== Records shown ==
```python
# ... 388 lines not shown
        self._ck(self.lib.maple_comm_unique_id(self.h, _ptr(buf)))
        return buf

    def comm_init(self, world, rank, unique_id):
        self._ck(self.lib.maple_comm_init(self.h, int(world), int(rank), _ptr(_u8(unique_id))))

    def argmax_allreduce_dev(self, n, score_ptr, idx_ptr, stream=0):
        self._ck(self.lib.maple_argmax_allreduce_dev(self.h, int(n), C.c_void_p(score_ptr), C.c_void_p(idx_ptr), C.c_void_p(stream)))

    def timing_reset(self):
        self._ck(self.lib.maple_timing_reset(self.h))

    def timing_read_each(self, cap=256):
        ms = np.zeros(cap, dtype=np.float32)
        n = C.c_int32()
        self._ck(self.lib.maple_timing_read_each(self.h, int(cap), _ptr(ms), C.byref(n)))
        return ms[: n.value].tolist()

    def frontier_levels(self, cap=4096):
        iu, ic = np.zeros(cap, np.int64), np.zeros(cap, np.int64)
        ws, wb = np.zeros(cap, np.int64), np.zeros(cap, np.int64)
        mu, mc = np.zeros(cap, np.float32), np.zeros(cap, np.float32)
        n = C.c_int32()
        self._ck(self.lib.maple_debug_frontier_levels(self.h, int(cap), _ptr(iu), _ptr(ic), _ptr(mu), _ptr(mc), C.byref(n), _ptr(ws), _ptr(wb)))
        k = min(cap, n.value)
        self.last_wave_items = (ws[:k], wb[:k])
        return iu[:k], ic[:k], mu[:k], mc[:k]

    def tree_rebuild_lists(self, root, up, c0, c1, tip, mut, dist, lower, bump_len=0.0):
        n = len(up)
        up, c0, c1 = _i32(up), _i32(c0), _i32(c1)
        tip = np.ascontiguousarray(np.asarray(tip, np.uint8))
        mutp = None if mut is None else _i32(mut)
        assert dist.dtype == np.float64 and dist.flags.c_contiguous
        lower = _i32(lower).copy()
        ur, ul, tu = (np.full(n, -1, np.int32) for _ in range(3))
        bad = np.zeros(max(64, n), np.int32)
        nbad = C.c_int32()
        self._ck(self.lib.maple_tree_rebuild_lists(self.h, n, int(root), _ptr(up), _ptr(c0), _ptr(c1), _ptr(tip), _ptr(mutp), _ptr(dist),
                                                   _ptr(lower), _ptr(ur), _ptr(ul), _ptr(tu), C.c_double(bump_len), len(bad), _ptr(bad),
                                                   C.byref(nbad)))
        return lower, ur, ul, tu, np.unique(bad[: min(nbad.value, len(bad))])

    def timing_read(self):
        n, ms = C.c_int32(), C.c_double()
        self._ck(self.lib.maple_timing_read(self.h, C.byref(n), C.byref(ms)))
        return n.value, ms.value

# ... 16 lines not shown
```

Baseline: 42.37 billion.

== Your goal ==
Please go through the data and copy each line containing the word "rank".

== Task answer ==
    def comm_init(self, world, rank, unique_id):
        self._ck(self.lib.maple_comm_init(self.h, int(world), int(rank), _ptr(_u8(unique_id))))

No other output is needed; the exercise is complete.